About

Hi -- I'm a security researcher and Liverpool FC fan pretending to be a serious software executive. I am endlessly fascinated with the offensive and defensive side of information security, and have sort of spent my entire life in the software security/code security/appsec space!

I started Contrast Security with Jeff Williams. We make (well, they make, now) the best damn vulnerability analysis tool on the market. It works by monitoring the application at runtime and noticing dangerous patterns of execution, which turns out to be way more precise than just scanning the code. The technology and business are successful, having been valued at $1.2B in 2021. Forbes also wrote about this company because of my dad's interesting immigration story.

I left and started Pixee where I now make a GitHub App (@pixeebot) that hardens your code and remediates your vulnerabilities -- fixing the things discovered by the tools people like me make, "closing the loop" of software security. I'm very proud of our free tier -- you can install it today and start getting cool PRs immediately!

Open Source Stuff I Make

Codemodder - a framework for building expressive codemods in Java and Python, one of the core technologies underneath @pixeebot.

OWASP AntiSamy - a tool which cleanses HTML of malicious content while retaining the good markup bits. This is amazingly quite widely used, including the Alexa!

Java Security Toolkit - a small library which aims to offer many different security controls for common security use cases, focused on security (of course), developer UX and ease of integration.

JavaSnoop - an awesome but now-unmaintained tool for hacking Java thick clients using dynamic injection instrumentation. You could use it to "just jump into" an arbitrary Java process and start mucking around with lots of power tools.
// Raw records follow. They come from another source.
static int ln_bwd_grid(int64_t rows) { return (int)std::min<int64_t>((rows + 3) / 4, 1024); }

int64_t ecgvit_layernorm_bwd_workspace(int64_t rows, int d) { return (int64_t)ln_bwd_grid(rows) * 3 * d * 4; }

static int ln_bwd_launch(const void *dy, const void *x, const float *gamma, const float *mean, const float *rstd, const void *dres,
                         void *dx, float *dgamma, float *dbeta, void *partial, int64_t rows, int d, int dtype, void *stream,
                         bool extra, void *dxm, float *dcolsum, float dropout_p, uint64_t seed,
                         void *g8 = nullptr, const float *q8_scale = nullptr, float *q8_amax = nullptr, int mask_row_pitch = 1) {
    if (mask_row_pitch < 1 || (mask_row_pitch > 1 && (g8 || rows * mask_row_pitch * d >= (1ll << 32)))) return ECGVIT_EINVAL;
    const uint32_t mrp = (uint32_t)mask_row_pitch;
    if (g8 && (!extra || !q8_scale || !q8_amax || dtype != ECGVIT_BF16 || !ln_fit(d) || (int64_t)rows * d >= (1ll << 31))) return ECGVIT_EINVAL;
    if (rows <= 0 || d <= 0 || d % 8 != 0 || d > 2048 || !partial) return ECGVIT_EINVAL;
    if (extra && (!dcolsum || (dropout_p > 0.f && !dxm && !g8) || ((int64_t)rows * d) % 2)) return ECGVIT_EINVAL;
    const int grid = ln_bwd_grid(rows);
    const int np = extra ? 3 : 2;
    const size_t lds = (size_t)4 * np * d * 4;
    if (dtype != ECGVIT_F32 && dtype != ECGVIT_BF16) return ECGVIT_EINVAL;
    uint32_t th;
    float ik;
    if (!dropout_site_params(dropout_p, dtype == ECGVIT_BF16, th, ik)) return ECGVIT_EINVAL;
    if (dtype == ECGVIT_BF16 && ln_fit(d) && (int64_t)rows * d < (1ll << 31)) {
        const size_t ldsf = lds + (size_t)d * 4;
#define LN_FIT(EE)                                                                                                                \
    case EE:                                                                                                                      \
        if (g8) hipLaunchKernelGGL((layernorm_bwd_fit_kernel<EE, true, true>), dim3(grid), dim3(256), ldsf, as_stream(stream), (const bf16_t *)dy, (const bf16_t *)x, gamma, mean, rstd, (const bf16_t *)dres, (bf16_t *)dx, (float *)partial, rows, (bf16_t *)dxm, seed, th, ik, (uint8_t *)g8, q8_scale, q8_amax); \
        else if (extra) hipLaunchKernelGGL((layernorm_bwd_fit_kernel<EE, true>), dim3(grid), dim3(256), ldsf, as_stream(stream), (const bf16_t *)dy, (const bf16_t *)x, gamma, mean, rstd, (const bf16_t *)dres, (bf16_t *)dx, (float *)partial, rows, (bf16_t *)dxm, seed, th, ik, nullptr, nullptr, nullptr, mrp); \
        else hipLaunchKernelGGL((layernorm_bwd_fit_kernel<EE, false>), dim3(grid), dim3(256), ldsf, as_stream(stream), (const bf16_t *)dy, (const bf16_t *)x, gamma, mean, rstd, (const bf16_t *)dres, (bf16_t *)dx, (float *)partial, rows, (bf16_t *)nullptr, seed, 0u, 1.f); \
        break;
        switch (d / 64) { LN_FIT(4) LN_FIT(8) LN_FIT(12) LN_FIT(16) LN_FIT(24) LN_FIT(32) default: return ECGVIT_EINVAL; }
#undef LN_FIT
        ECGVIT_CHECK_LAUNCH();
        hipLaunchKernelGGL(reduce_partials_kernel, dim3((np * d + 63) / 64), dim3(1024), 0, as_stream(stream), (const float *)partial, grid, np * d, dgamma, dbeta, d, extra ? dcolsum : nullptr);
        ECGVIT_CHECK_LAUNCH();
        return ECGVIT_OK;
    }
    const int nv = (d + (dtype == ECGVIT_F32 ? 256 : 512) - 1) / (dtype == ECGVIT_F32 ? 256 : 512);
#define LN_BWD(T, MV)                                                                                                             \
    do {                                                                                                                          \
        if (extra) hipLaunchKernelGGL((layernorm_bwd_kernel<T, MV, true>), dim3(grid), dim3(256), lds, as_stream(stream), (const T *)dy, (const T *)x, gamma, mean, rstd, (const T *)dres, (T *)dx, (float *)partial, rows, d, (T *)dxm, seed, th, ik, mrp); \
        else hipLaunchKernelGGL((layernorm_bwd_kernel<T, MV, false>), dim3(grid), dim3(256), lds, as_stream(stream), (const T *)dy, (const T *)x, gamma, mean, rstd, (const T *)dres, (T *)dx, (float *)partial, rows, d, (T *)nullptr, seed, 0u, 1.f, 1u); \
    } while (0)
    if (dtype == ECGVIT_F32) { if (nv <= 1) LN_BWD(float, 1); else if (nv <= 2) LN_BWD(float, 2); else if (nv <= 4) LN_BWD(float, 4); else LN_BWD(float, 8); }
    else { if (nv <= 1) LN_BWD(bf16_t, 1); else if (nv <= 2) LN_BWD(bf16_t, 2); else LN_BWD(bf16_t, 4); }
#undef LN_BWD
    ECGVIT_CHECK_LAUNCH();
    hipLaunchKernelGGL(reduce_partials_kernel, dim3((np * d + 63) / 64), dim3(1024), 0, as_stream(stream), (const float *)partial, grid, np * d, dgamma, dbeta, d, extra ? dcolsum : nullptr);
    ECGVIT_CHECK_LAUNCH();
    return ECGVIT_OK;
}
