diff --git a/mpc-limx-control_amd/csrc/mpcqp_kernels.hip b/mpc-limx-control_amd/csrc/mpcqp_kernels.hip
--- a/mpc-limx-control_amd/csrc/mpcqp_kernels.hip
+++ b/mpc-limx-control_amd/csrc/mpcqp_kernels.hip
@@ -405,6 +405,12 @@
     if (k.pair) {
         k.pair_w4_min = kPairW4Min;
         if (const char *e = getenv("MPCQP_PAIR_W4_MIN")) k.pair_w4_min = std::max(0, atoi(e));
+    }
+    if (k.pair) {
+        const char *e = getenv("MPCQP_PAIR_HINT");
+        k.pair_hint = !(k.pair_can_hint && k.pair_dedup) || (e && e[0] == '0') ? 0
+                      : (e && (e[0] == '2' || e[0] == '3')) ? e[0] - '0' : 1;
+        if (const char *r = getenv("MPCQP_PAIR_HINT_ROUNDS")) k.pair_hint_rounds = std::max(0, atoi(r));
     }
     if (k.pair)
         if (const char *e = getenv("MPCQP_PAIR_LDS_PAD")) k.pair_lds += (size_t)std::max(0, atoi(e));
@@ -501,6 +507,12 @@
     unsigned long long *dcov = nullptr;
     bool cov_on = false;
     int cov_launches = 0;
+    unsigned *dpair = nullptr;
+    size_t pair_groups = 0;
+    bool pair_dirty = false;
+    unsigned long long *dskip = nullptr;
+    bool skip_on = false;
+    int skip_launches = 0;
     unsigned long long *dsel = nullptr;
     int *dlist = nullptr;
     size_t list_cap = 0;
@@ -903,6 +915,25 @@
         mpcqp_ctx_destroy(c);
         return MPCQP_ERR_BAD_DIMS;
     }
+    if (c->fast && c->fk.pair && c->fk.pair_hint) {
+        int dev_cus = 0, nb = 0, nb4 = 0;
+        bool ok = hipDeviceGetAttribute(&dev_cus, hipDeviceAttributeMultiprocessorCount, device) == hipSuccess &&
+                  dev_cus > 0;
+        set_lds(c->fk.pair, c->fk.pair_lds);
+        ok = ok && hipOccupancyMaxActiveBlocksPerMultiprocessor(&nb, c->fk.pair, 64, c->fk.pair_lds) == hipSuccess &&
+             nb > 0;
+        if (ok && c->fk.pair_w4) {
+            set_lds(c->fk.pair_w4, c->fk.pair_lds);
+            ok = hipOccupancyMaxActiveBlocksPerMultiprocessor(&nb4, c->fk.pair_w4, 64, c->fk.pair_lds) == hipSuccess &&
+                 nb4 > 0;
+        }
+        if (ok) {
+            c->fk.pair_cap = nb * dev_cus;
+            c->fk.pair_cap_w4 = c->fk.pair_w4 ? nb4 * dev_cus : c->fk.pair_cap;
+        } else {
+            c->fk.pair_hint = 0;
+        }
+    }
     if (c->fast && c->fk.wg) {
         int dev_cus = 0, nb = 0;
         hipDeviceGetAttribute(&dev_cus, hipDeviceAttributeMultiprocessorCount, device);
@@ -980,6 +1011,45 @@
 int mpcqp_ctx_pair_w4_min(const mpcqp_ctx *c) {
     if (!c || !c->fast || !c->fk.pair || c->fk.dense || !c->fk.pair_w4) return 0;
     return c->fk.pair_w4_min;
+}
+
+int mpcqp_ctx_pair_hint(const mpcqp_ctx *c, int *min_wavefronts, int *min_wavefronts_w4) {
+    const bool on = c && c->fast && c->fk.pair && !c->fk.dense && c->fk.pair_hint;
+    if (min_wavefronts)
+        *min_wavefronts = !on ? 0 : c->fk.pair_hint >= 2 ? 1 : c->fk.pair_hint_rounds * c->fk.pair_cap + 1;
+    if (min_wavefronts_w4)
+        *min_wavefronts_w4 = !on ? 0 : c->fk.pair_hint >= 2 ? 1 : c->fk.pair_hint_rounds * c->fk.pair_cap_w4 + 1;
+    return on ? 1 : 0;
+}
+
+int mpcqp_count_skipped(mpcqp_ctx *c, int on) {
+    if (!c) return MPCQP_ERR_BAD_ARG;
+    if (on && !c->dskip) {
+        hipSetDevice(c->device);
+        if (hipMalloc(&c->dskip, sizeof(unsigned long long) * kFlopsWords) != hipSuccess ||
+            hipMemsetAsync(c->dskip, 0, sizeof(unsigned long long) * kFlopsWords, c->stream) != hipSuccess) {
+            hipFree(c->dskip);
+            c->dskip = nullptr;
+            return MPCQP_ERR_DEVICE;
+        }
+    }
+    c->skip_on = on != 0;
+    return MPCQP_OK;
+}
+
+long long mpcqp_skipped(mpcqp_ctx *c, int *launches) {
+    if (launches) *launches = 0;
+    if (!c || !c->dskip) return -1;
+    unsigned long long h[kFlopsWords], v = 0;
+    hipSetDevice(c->device);
+    if (hipMemcpyAsync(h, c->dskip, sizeof h, hipMemcpyDeviceToHost, c->stream) != hipSuccess ||
+        hipMemsetAsync(c->dskip, 0, sizeof h, c->stream) != hipSuccess ||
+        hipStreamSynchronize(c->stream) != hipSuccess)
+        return -1;
+    for (int i = 0; i < kFlopsSlots; ++i) v += h[i * kFlopsStride];
+    if (launches) *launches = c->skip_launches;
+    c->skip_launches = 0;
+    return (long long)v;
 }
 
 int mpcqp_count_covered(mpcqp_ctx *c, int on) {
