class rm_node(C.Structure):
    _fields_ = [("type", C.c_int32), ("child_a", C.c_int32), ("child_b", C.c_int32), ("reserved", C.c_int32),
                ("world_to_local", C.c_float * 16), ("params", C.c_double * 6)]


class rm_prim(C.Structure):
    _fields_ = [("type", C.c_int32), ("reserved", C.c_int32), ("world_to_local", C.c_float * 16),
                ("params", C.c_double * 3), ("reserved2", C.c_double)]


class rm_sphere_edit(C.Structure):
    _fields_ = [("op", C.c_int32), ("index", C.c_int32), ("center", C.c_float * 3), ("reserved", C.c_int32),
                ("radius", C.c_double)]


RM_EDIT_SET, RM_EDIT_INSERT, RM_EDIT_REMOVE = 0, 1, 2
EDIT_OPS = {"set": 0, "insert": 1, "remove": 2}
SCENE_TABLES = {"spheres": "<f4", "radii": "<f8", "bvh": "u1", "bvh_prims": "<i4", "oct": "u1", "oct_prims": "<i4",
                "pq_cells": "<u4", "pq_list": "<u2", "nn_cells": "<u4", "nn_list": "<u2", "prims": "u1", "prog": "u1",
                "obj_ranges": "<i4", "oct_recs": "u1", "oct_lut": "<i4", "oct_sub_hdr": "<u4", "oct_sub_list": "u1",
                "slot_object": "<i4", "ext_cells": "<u4", "ext_list": "<u2", "step_tab": "<u4"}
STEP_BOX_BINS, STEP_BOX_CAP = 32, 62


class rm_diagnostics(C.Structure):
    _fields_ = [("total_sdf_calls", C.c_uint64), ("total_iterations", C.c_uint64),
                ("max_sdf_calls", C.c_uint32), ("min_sdf_calls", C.c_uint32), ("total_pixels", C.c_uint64)]


_VP = C.c_void_p
SIGNATURES = {
    "rm_create": (C.c_int, [C.c_int, C.POINTER(_VP)]),
    "rm_destroy": (None, [_VP]),
    "rm_last_error": (C.c_char_p, [_VP]),
    "rm_last_kernel": (C.c_char_p, [_VP]),
    "rm_version": (C.c_char_p, []),
    "rm_algorithm_from_string": (C.c_int, [C.c_char_p]),
    "rm_accel_from_string": (C.c_int, [C.c_char_p]),
    "rm_shader_from_string": (C.c_int, [C.c_char_p]),
    "rm_preset_count": (C.c_int, []),
    "rm_scene_from_preset": (C.c_int, [_VP, C.c_int32, C.c_int32]),
    "rm_scene_from_spheres": (C.c_int, [_VP, _VP, _VP, C.c_int32, C.c_int32]),
    "rm_scene_edit_spheres": (C.c_int, [_VP, C.POINTER(rm_sphere_edit), C.c_int32]),
    "rm_debug_scene_table": (C.c_int, [_VP, C.c_char_p, C.c_int32, _VP, C.c_int64, C.POINTER(C.c_int64)]),
    "rm_selftest_hypot64": (C.c_int, [_VP, _VP, C.c_int64, C.c_int32, _VP]),
    "rm_scene_from_prims": (C.c_int, [_VP, C.POINTER(rm_prim), C.c_int32, C.c_int32]),
    "rm_make_transform": (C.c_int, [C.c_double, C.c_double, C.c_double, _VP, _VP]),
    "rm_scene_from_nodes": (C.c_int, [_VP, C.POINTER(rm_node), C.c_int32, _VP, C.c_int32, C.c_int32]),
    "rm_scale_transform": (C.c_int, [_VP, C.c_double, C.c_double, C.c_double]),
    "rm_scene_set_time": (C.c_int, [_VP, C.c_double]),
    "rm_selftest_jsmath": (C.c_int, [_VP, C.c_int32, _VP, _VP, C.c_int64, _VP]),
    "rm_scene_get_info": (C.c_int, [_VP, C.POINTER(rm_scene_info)]),
    "rm_camera_from_angles": (C.c_int, [C.c_double, C.c_double, _VP, _VP]),
    "rm_scene_distance": (C.c_int, [_VP, _VP, C.c_int64, _VP, _VP]),
    "rm_debug_wave_distance": (C.c_int, [_VP, _VP, C.c_int64, _VP, _VP]),
    "rm_scene_field": (C.c_int, [_VP, C.POINTER(rm_lattice), _VP, _VP, _VP]),
    "rm_scene_field_device": (C.c_int, [_VP, C.POINTER(rm_lattice), _VP, _VP, _VP, _VP]),
    "rm_scene_points": (C.c_int, [_VP, C.POINTER(rm_point_query), C.c_int64, _VP, _VP, _VP, _VP, _VP, _VP, _VP]),
    "rm_scene_points_device": (C.c_int, [_VP, C.POINTER(rm_point_query), C.c_int64, _VP, _VP, _VP, _VP, _VP, _VP, _VP, _VP]),
    "rm_lattice_points": (C.c_int, [C.POINTER(rm_lattice), C.c_int64, C.c_int64, _VP]),
    "rm_shade_field_device": (C.c_int, [_VP, C.POINTER(rm_field_shade), C.c_int64, _VP, _VP, _VP]),
    "rm_shade_field": (C.c_int, [_VP, C.POINTER(rm_field_shade), C.c_int64, _VP, _VP]),
    "rm_mesh_field_device": (C.c_int, [_VP, C.POINTER(rm_lattice), _VP, C.c_int32, C.c_double, _VP, C.c_int64, _VP, C.c_int64, _VP, _VP]),
    "rm_scene_mesh": (C.c_int, [_VP, C.POINTER(rm_lattice), C.c_double, _VP, C.c_int64, _VP, C.c_int64, C.POINTER(rm_mesh_info)]),
    "rm_ray_march": (C.c_int, [_VP, C.POINTER(rm_ray_query), C.c_int64, _VP, _VP, _VP, _VP, _VP, _VP]),
    "rm_ray_march_device": (C.c_int, [_VP, C.POINTER(rm_ray_query), C.c_int64, _VP, _VP, _VP, _VP, _VP, _VP, _VP]),
    "rm_camera_rays": (C.c_int, [C.c_int32, C.c_int32, C.c_double, C.c_double, C.c_int32, C.c_int32, _VP, _VP]),
    "rm_ray_pick": (C.c_int, [_VP, C.POINTER(rm_ray_query), C.c_int64, _VP, _VP, _VP, _VP, _VP, _VP, _VP]),
    "rm_ray_pick_device": (C.c_int, [_VP, C.POINTER(rm_ray_query), C.c_int64, _VP, _VP, _VP, _VP, _VP, _VP, _VP, _VP]),
    "rm_ray_light": (C.c_int, [_VP, C.POINTER(rm_ray_query), C.POINTER(rm_light), C.c_int64, _VP, _VP, _VP, _VP, _VP, _VP, _VP, _VP, _VP,
                               _VP]),
    "rm_ray_light_device": (C.c_int, [_VP, C.POINTER(rm_ray_query), C.POINTER(rm_light), C.c_int64, _VP, _VP, _VP, _VP, _VP, _VP, _VP, _VP,
                                      _VP, _VP, _VP]),
    "rm_ray_walk": (C.c_int, [_VP, C.POINTER(rm_ray_query), C.c_int64, _VP, _VP, C.c_int32, _VP, _VP]),
    "rm_ray_walk_device": (C.c_int, [_VP, C.POINTER(rm_ray_query), C.c_int64, _VP, _VP, C.c_int32, _VP, _VP, _VP]),
    "rm_phong_light": (C.c_int, [_VP]),
    "rm_shade_lit_device": (C.c_int, [_VP, C.c_int32, C.c_int32, C.c_int32, _VP, _VP, _VP, _VP, _VP, _VP]),
    "rm_shade_lit": (C.c_int, [_VP, C.c_int32, C.c_int32, C.c_int32, _VP, _VP, _VP, _VP, _VP]),
    "rm_scene_object": (C.c_int, [_VP, C.c_int32, C.POINTER(rm_node), C.c_int32, C.POINTER(C.c_int32)]),
    "rm_render_tile": (C.c_int, [_VP, C.POINTER(rm_job), _VP, _VP, _VP, _VP]),
    "rm_render_tile_device": (C.c_int, [_VP, C.POINTER(rm_job), C.c_int32, _VP, _VP, _VP, _VP, _VP, _VP]),
    "rm_render_frames_device": (C.c_int, [_VP, C.POINTER(rm_job), C.c_int32, _VP, C.c_int32, _VP, _VP, _VP, _VP, _VP, _VP, _VP]),
    "rm_compare_frames_device": (C.c_int, [_VP, C.c_int32, C.c_int32, C.c_int32, C.POINTER(rm_frame_set), C.POINTER(rm_frame_set),
                                           C.c_int32, C.c_int32, _VP, _VP, _VP]),
    "rm_compare_frames": (C.c_int, [_VP, C.c_int32, C.c_int32, C.c_int32, C.POINTER(rm_frame_set), C.POINTER(rm_frame_set),
                                    C.c_int32, C.c_int32, _VP, _VP]),
    "rm_counter_hist_device": (C.c_int, [_VP, C.c_int32, C.c_int32, C.c_int32, _VP, _VP, _VP, C.c_int32, C.c_int32, C.c_int32, C.c_int32,
                                         _VP, _VP]),
    "rm_counter_hist": (C.c_int, [_VP, C.c_int32, C.c_int32, C.c_int32, _VP, _VP, _VP, C.c_int32, C.c_int32, C.c_int32, C.c_int32, _VP]),
    "rm_shade_ranged_device": (C.c_int, [_VP, C.c_int32, C.c_int32, C.c_int32, C.c_int32, _VP, _VP, C.c_uint32, C.c_uint32, _VP, _VP]),
    "rm_shade_ranged": (C.c_int, [_VP, C.c_int32, C.c_int32, C.c_int32, C.c_int32, _VP, _VP, C.c_uint32, C.c_uint32, _VP]),
    "rm_sweep_views": (C.c_int, [C.c_double, C.c_double, C.c_double, C.c_double, C.c_double, C.c_double, C.c_int32, _VP]),
    "rm_render_stripes_device": (C.c_int, [_VP, C.POINTER(rm_job), C.c_int32, C.c_int32, C.c_int32, C.c_int32,
                                           _VP, _VP, _VP, _VP, _VP, _VP]),
    "rm_stripe_rows": (C.c_int, [C.c_int32, C.c_int32, C.c_int32, C.c_int32, C.c_int32]),
    "rm_deal_stripes": (C.c_int, [C.c_int32, C.c_int32, C.c_int32, _VP, _VP]),
    "rm_render_stripe_list_device": (C.c_int, [_VP, C.POINTER(rm_job), C.c_int32, C.c_int32, _VP, C.c_int32,
                                               _VP, _VP, _VP, _VP, _VP, _VP]),
    "rm_assemble_frame_device": (C.c_int, [_VP, _VP, C.c_int64, C.c_int64, C.c_int32, C.c_int32, C.c_int32, _VP,
                                           C.c_int32, C.c_int32, _VP, C.c_int64, _VP, _VP]),
    "rm_shade": (C.c_int, [_VP, C.c_int32, C.c_int32, C.c_int32, _VP, _VP, _VP, _VP, _VP]),
    "rm_shade_device": (C.c_int, [_VP, C.c_int32, C.c_int32, C.c_int32, _VP, _VP, _VP, _VP, _VP, _VP]),
    "rm_reduce_counters": (C.c_int, [_VP, _VP, _VP, C.c_int64, C.POINTER(rm_diagnostics)]),
    "rm_reduce_counters_device": (C.c_int, [_VP, _VP, _VP, C.c_int64, C.POINTER(rm_diagnostics), _VP]),
    "rm_reduce_counters_enqueue": (C.c_int, [_VP, _VP, _VP, C.c_int64, _VP, _VP]),
    "rm_render_attach_diagnostics": (C.c_int, [_VP, _VP]),
    "rm_partition_rows": (C.c_int, [C.c_int32, C.c_int32, C.c_int32, C.POINTER(C.c_int32), C.POINTER(C.c_int32)]),
    "rm_selftest_hypot": (C.c_int, [_VP, _VP, C.c_int64, _VP]),
    "rm_selftest_fastdiv": (C.c_int, [_VP, C.c_uint64, C.c_int64, C.POINTER(C.c_uint64)]),
    "rm_selftest_recip": (C.c_int, [_VP, C.c_int, _VP]),
    "rm_debug_read_stamps": (C.c_int, [_VP, _VP]),
    "rm_debug_read_wave_times": (C.c_int, [_VP, _VP]),
    "rm_debug_read_batch_log": (C.c_int, [_VP, _VP]),
    "rm_debug_read_counts": (C.c_int, [_VP, _VP]),
    "rm_debug_read_lpt_costs": (C.c_int, [_VP, _VP, C.c_int64]),
    "rm_debug_launch_fill": (C.c_int, [_VP, C.c_int32, C.POINTER(C.c_int32)]),
    "rm_debug_last_launch": (C.c_int, [_VP, C.POINTER(C.c_uint32)]),
    "rm_debug_overlap_fill": (C.c_int, [_VP, C.c_int32, C.c_int64, C.POINTER(C.c_int32)]),
    "rm_debug_step_box": (C.c_int, [_VP, C.POINTER(C.c_int32)]),
    "rm_debug_rect_cull": (C.c_int, [_VP, _VP, _VP, C.c_int32, C.c_int32, C.POINTER(C.c_int32)]),
    "rm_debug_leaf_rects": (C.c_int, [_VP, _VP, _VP, C.c_int32, C.c_int32, _VP, _VP, C.c_int64, C.POINTER(C.c_int64)]),
    "rm_rtc_source": (C.c_int, [_VP, C.c_char_p, C.c_int64, C.POINTER(C.c_int64)]),
    "rm_rtc_compile_check": (C.c_int, [_VP, C.c_int32, C.c_int32, C.c_char_p, C.c_int64, C.POINTER(C.c_double)]),
    "rm_rtc_status": (C.c_int, [_VP, C.POINTER(C.c_int32), C.POINTER(C.c_int32), C.c_char_p, C.c_int64]),
    "rm_set_option": (C.c_int, [_VP, C.c_char_p, C.c_int64]),
    "rm_get_option": (C.c_int, [_VP, C.c_char_p, C.POINTER(C.c_int64)]),
}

This one deserves a comeback some day, even if nobody uses Java thick clients anymore.

Talks

BlackHat - 2010 - JavaSnoop - a talk whereby I introduce JavaSnoop (discussed above) and get to share with the world my appreciation for Anna Faris.

BlueHat - 2018 - DEP For the App Layer - a discussion on porting the concepts of the memory protections we built into our compiler toolchain and operating systems to the application layer. These concepts were being productized as Contrast Security Protect. Point of pride: customers who used that product were invulnerable to log4shell!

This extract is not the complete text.